Nell’arco dell’ultimo mese, infatti, il divario generazionale si è allargato. Fra i 24 anni della più giovane deceduta, bresciana, e i 109 della più anziana falciata dal contagio a Cremona passa un mondo. E ora muoiono ancora meno giovani, in proporzione, e più anziani, sempre più vecchi. Al 6 maggio il conto delle vittime era arrivato a 14.612, +24% rispetto ai 11.143 del 13 aprile. Sotto i 30 anni, le vittime erano 4 e sono diventate 5. Lo 0,03% del totale. Un dramma assurdo per le famiglie, in statistica una percentuale ai limiti della rilevabilità. I morti fra i 30 e i 39, invece, sono 23. Erano 21 un mese e mezzo fa: lo 0,15% del totale e una crescita del 9%. Meno della media. Al contrario della quota di vittime fra i 40 e i 49 anni: 139 (+28 dal 13 aprile), con una crescita del 21%, pari all’1% del totale. Sempre sotto media, come pure la crescita nella fascia d’età fra i 50 e i 59 anni, il 3,5% del totale delle vittime.
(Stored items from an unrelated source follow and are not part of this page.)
# li779/mitsuba-im

Hardware: AMD Instinct MI355X
Metric: Msamples/sec at 1920x1080 path-trace, max depth 8 (higher is better)
Workload: dtype f32; 1 GPU; C2: Cornell box (synthetic, 32 triangles), 1920x1080, sobol sampler, 256 spp (256 per GPU-share), maxDepth 8, rrDepth 5, box filter, 1xMI355X wavefront path tracer per GPU; one process per GPU, rows interleaved over the ranks, RCCL film reduce; parallelism=tiles1, face=C-ABI (mi_render_run)

## Files before the change

### mitsuba-im_amd/csrc/api.cpp

```cpp
#include <hip/hip_runtime.h>
#include <atomic>
#include <cmath>
#include <cstdio>
#include <cstdlib>
#include <cstring>
#include <string>
#include <vector>
#include <mutex>
#include <set>
#include "scene_host.h"
#include "queues.h"
#include "fields.h"

extern "C" {
void mi_launch_generate(const DScene &, const RenderConst &, const Queues &, const BatchDesc &, uint32_t, hipStream_t);
void mi_launch_extend(const DScene &, const Queues &, int, uint32_t, hipStream_t);
void mi_launch_shade_d(const DScene &, const RenderConst &, const Queues &, int, uint32_t, size_t, hipStream_t);
void mi_launch_shade_d_env(const DScene &, const RenderConst &, const Queues &, int, uint32_t, size_t, hipStream_t);
void mi_launch_shade_rc(const DScene &, const RenderConst &, const Queues &, int, uint32_t, size_t, hipStream_t);
void mi_launch_shade_rc_env(const DScene &, const RenderConst &, const Queues &, int, uint32_t, size_t, hipStream_t);
void mi_launch_shade_rcw(const DScene &, const RenderConst &, const Queues &, int, uint32_t, size_t, hipStream_t);
void mi_launch_shade_rcw_env(const DScene &, const RenderConst &, const Queues &, int, uint32_t, size_t, hipStream_t);
void mi_launch_shadow(const DScene &, const Queues &, uint32_t, hipStream_t);
bool mi_fused_walk(const DScene &);
// ... 718 lines not shown
        buf ^= 1;
        if (r->rc.max_depth < 0 && (depth % 4) == 0) {
            if (r->pollWords < r->grid) { if (r->pollHost) (void) hipHostFree(r->pollHost); r->pollHost = nullptr; HIPCHK(hipHostMalloc((void **) &r->pollHost, (size_t) r->grid * 4, hipHostMallocDefault)); r->pollWords = r->grid; }
            if (!r->pollEv) HIPCHK(hipEventCreateWithFlags(&r->pollEv, hipEventDisableTiming));
            HIPCHK(hipMemcpyAsync(r->pollHost, Q.count[buf], (size_t) r->grid * 4, hipMemcpyDeviceToHost, st)); HIPCHK(hipEventRecord(r->pollEv, st)); HIPCHK(hipEventSynchronize(r->pollEv));
            uint64_t alive = 0; for (uint32_t k = 0; k < r->grid; ++k) alive += r->pollHost[k];
            if (!alive) break;
        }
    }
    mark(r, 0, evUsed, st);
    HIPCHK(hipGetLastError());
    return MI_OK;
}

int mi_render_run(mi_render *r, mi_tile tile, uint32_t s0, uint32_t s1) { return mi_render_run_rows(r, tile, 1, s0, s1); }

int mi_render_run_rows(mi_render *r, mi_tile tile, uint32_t rowStride, uint32_t s0, uint32_t s1) {
    if (!r) return fail(MI_ERR_INVALID, "mi_render_run: null");
    if (rowStride == 0) return fail(MI_ERR_INVALID, "mi_render_run_rows: row stride must be >= 1");
    const mi::SceneHost &h = r->scene->h;
    if (tile.x1 <= tile.x0 || tile.y1 <= tile.y0 || tile.x1 > h.width || tile.y1 > h.height) return fail(MI_ERR_INVALID, "mi_render_run: tile outside the film");
    if (s1 < s0 || s1 > r->p.spp) return fail(MI_ERR_INVALID, "mi_render_run: sample range outside [0, spp]");
    if (r->p.sampler == MI_SAMPLER_INDEPENDENT && s1 > (1u << 24)) return fail(MI_ERR_INVALID, "mi_render_run: independent stream supports < 2^24 samples per pixel");
    HIPCHK(hipSetDevice(h.device));
    const uint32_t nrows = (tile.y1 - tile.y0 + rowStride - 1) / rowStride;
    const uint32_t npix = (tile.x1 - tile.x0) * nrows;
    uint32_t planes = r->p.planes_per_batch;
    if (!planes) { static const uint64_t target = [] { const char *v = getenv("MI355PT_BATCH_PATHS"); return v && atoll(v) > 0 ? (uint64_t) atoll(v) : (uint64_t) (64u << 20); }(); planes = (uint32_t) std::max<uint64_t>(1, target / npix); }
    if (planes > s1 - s0) planes = std::max<uint32_t>(1, s1 - s0);
    if (!r->p.planes_per_batch && s1 - s0 >= (uint32_t) r->nStreams) {
        const uint32_t total = s1 - s0, ns = (uint32_t) r->nStreams;
        uint32_t nb = (total + planes - 1) / planes; nb = (nb + ns - 1) / ns * ns;
        planes = (total + nb - 1) / nb;
    }
    uint64_t need = (uint64_t) npix * planes;
    if (need > 0xFFFFFF00ull) return fail(MI_ERR_INVALID, "mi_render_run: batch larger than 2^32 paths");
    while (need > r->poolPaths) {
        int rc = allocPool(r, need);
        if (!rc) break;
        (void) hipGetLastError(); r->poolPaths = 0;
        if (r->p.planes_per_batch || planes <= 1) return rc;
        planes = (planes + 1) / 2; need = (uint64_t) npix * planes;
    }
    size_t evUsed = 0; r->launchesAll = 0;
    HIPCHK(hipEventRecord(r->evBegin, r->stream));
    const uint32_t nBatches = (s1 - s0 + planes - 1) / planes;
    const int nPools = (int) std::min<uint32_t>((uint32_t) r->nStreams, std::max(nBatches, 1u));
    if (nPools > 1) HIPCHK(hipEventRecord(r->joinEv[0], r->stream));
    for (int i = 1; i < nPools; ++i) HIPCHK(hipStreamWaitEvent(r->poolStream(i), r->joinEv[0], 0));
    int batch = 0, lastFilmPool = -1; r->lastFieldPool = -1; r->fieldChain = nPools > 1;
    for (uint32_t s = s0; s < s1; s += planes, ++batch) {
        if (r->cancel.exchange(0)) { HIPCHK(hipDeviceSynchronize()); return fail(MI_CANCELLED, "render cancelled"); }
        const int pool = batch % nPools; hipStream_t st = r->poolStream(pool);
        BatchDesc bd{}; bd.tile = tile; bd.n_pix = npix; bd.n_planes = std::min(planes, s1 - s); bd.sample_begin = s; bd.n_paths = (uint64_t) npix * bd.n_planes; bd.list = nullptr; bd.row_stride = rowStride;
        int rc = traceBatch(r, bd, nullptr, evUsed, pool); if (rc) return rc;
        if (nPools > 1 && lastFilmPool >= 0) HIPCHK(hipStreamWaitEvent(st, r->filmDone[lastFilmPool], 0));
        mi_launch_film(h.d, r->pool(pool), bd, r->film, r->spill, st);
        if (nPools > 1) { HIPCHK(hipEventRecord(r->filmDone[pool], st)); lastFilmPool = pool; }
        r->samplesTotal += bd.n_paths;
    }
    for (int i = 1; i < nPools; ++i) { HIPCHK(hipEventRecord(r->joinEv[i], r->poolStream(i))); HIPCHK(hipStreamWaitEvent(r->stream, r->joinEv[i], 0)); }
    mark(r, 0, evUsed);
    HIPCHK(hipEventRecord(r->evEnd, r->stream));
    HIPCHK(hipStreamSynchronize(r->stream));
    HIPCHK(hipGetLastError());
    float ms = 0; HIPCHK(hipEventElapsedTime(&ms, r->evBegin, r->evEnd)); r->stats.render_ms = ms;
    r->stats.extend_ms = r->stats.shade_ms = r->stats.shadow_ms = r->stats.other_ms = 0; r->stats.extend_launches = 0;
    if (r->profiling) {
        for (size_t i = 0; i + 1 < evUsed; ++i) {
            float t = 0; if (hipEventElapsedTime(&t, r->evPool[i], r->evPool[i + 1]) != hipSuccess) continue;
            switch (r->evTag[i]) { case 1: r->stats.extend_ms += t; r->stats.extend_launches++; break; case 2: r->stats.shade_ms += t; break; case 3: r->stats.shadow_ms += t; break; default: r->stats.other_ms += t; }
        }
    }
    return MI_OK;
}
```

L’aumento è del 22%. Meno del 24% di aumento complessivo. Si riduce, invece, la quota dei sessantenni lombardi che hanno perso la vita. Tra i 60 e i 69 anni sono in totale 1.603 (+234 rispetto ad aprile). La statistica dice +15%. Anche qui, molto meno della media. E si passa dal 12,2% del totale di un mese e mezzo fa all’11%. Anche chi sta fra i 70 e i 79 rischia: 3.265 su 14mila le vittime è in questa fascia. Sono il 30%. Ma fino a un mese e mezzo fa erano il 33%.
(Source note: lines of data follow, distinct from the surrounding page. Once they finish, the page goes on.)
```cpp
static const rnde_status RNDE_INTERNAL_RETRY = static_cast<rnde_status>(100);
StepParams make_params(rnde_node* h, const float* x, int B, float t0, float t1, int tape);
MwParams make_mw_params(rnde_node* h, const StepParams& P);
ChainParams make_chain_params(rnde_node* h, const StepParams& P);
rnde_status couple_sum(rnde_node* h, float* partials, long long count, hipStream_t s);
hipError_t stage_pack(rnde_node* h, const float* p, f32x4* dst, int which, int MTrows, int Kb, hipStream_t st);
rnde_status stage_pack_all(rnde_node* h, const float* p_dev, hipStream_t s, const float* x_src = nullptr, long long x_floats = 0);
hipError_t slab_prepare(rnde_node* h, int Bpad, hipStream_t s);
void persist_check_enqueue(rnde_node* h, int grid, hipStream_t s);
bool persist_check_result(rnde_node* h, int C, int R, hipStream_t s);
bool bsweep_failed(rnde_node* h, hipStream_t s);
rnde_status forward_impl(rnde_node* h, const float* x_dev, const float* p_dev, int32_t B, float t0, float t1,
                         float* u_out_dev, const float* saveat_host, int32_t n_saveat, float* sv_out_dev,
                         int64_t* nfe_out, float* saveval_host, int32_t* n_saveval_out, int32_t keep_tape, void* stream);
```

regneuralde.jl_amd/csrc/rnde_reverse.hip:

```cpp
#include "rnde_node.h"
#include "rnde_wgradx.h"

static rnde_status chain_bwd_run(rnde_node* h, const float* u_bar_dev, const float* saveval_bar_host, float* x_bar_dev,
                                 float* p_bar_dev, float* tspan_bar_host, hipStream_t s, bool sync = true, float* tspan_bar_dev = nullptr);
static rnde_status bwd_run(rnde_node* h, const float* u_bar_dev, const float* saveval_bar_host, float* x_bar_dev,
                           float* p_bar_dev, float* tspan_bar_host, hipStream_t s, bool sync = true, float* tspan_bar_dev = nullptr);


extern "C" rnde_status rnde_node_backward_async(rnde_node* h, const float* u_bar_dev, const float* saveval_bar_host, float* x_bar_dev,
                                                float* p_bar_dev, float* tspan_bar_dev, void* stream) {
    if (!h) return RNDE_ERR_BAD_ARG;
    if (!h->have_tape) { h->err = "no recorded forward"; return RNDE_ERR_NO_TAPE; }
    if (h->engine == 3) return chain_bwd_run(h, u_bar_dev, saveval_bar_host, x_bar_dev, p_bar_dev, nullptr, (hipStream_t)stream, false, tspan_bar_dev);
    return bwd_run(h, u_bar_dev, saveval_bar_host, x_bar_dev, p_bar_dev, nullptr, (hipStream_t)stream, false, tspan_bar_dev);
}
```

È sopra questa soglia che cambia tutto. Chi ha più di 80 anni rischia più seriamente di un mese e mezzo fa. Fra gli 80 e gli 89 anni sta il grosso delle vittime. Sono 5.758 (+1.472 in un mese e mezzo). Ed è questa la prima fascia d’età a crescere: passa dal 38,4% al 39,4%, con un incremento assoluto del 25%. E più sale l’età e più si rischia. Sono 1.873 i lombardi fra i 90 e i 99 anni che il Covid-19 ha ucciso. Erano 919 solo un mese e mezzo fa. Dall’8,7% al 12,8% del totale, per una crescita del 65%. Persone, evidentemente, in età da casa di riposo. Le famose Rsa dove il contagio ha fatto strage. E qui risiedeva anche la gran parte dei 41 ultracentenari morti di polmonite. Ventisette solo dal 13 aprile. Sono appena lo 0,3% di tutte le vittime. Ma sono cresciuti del 65%.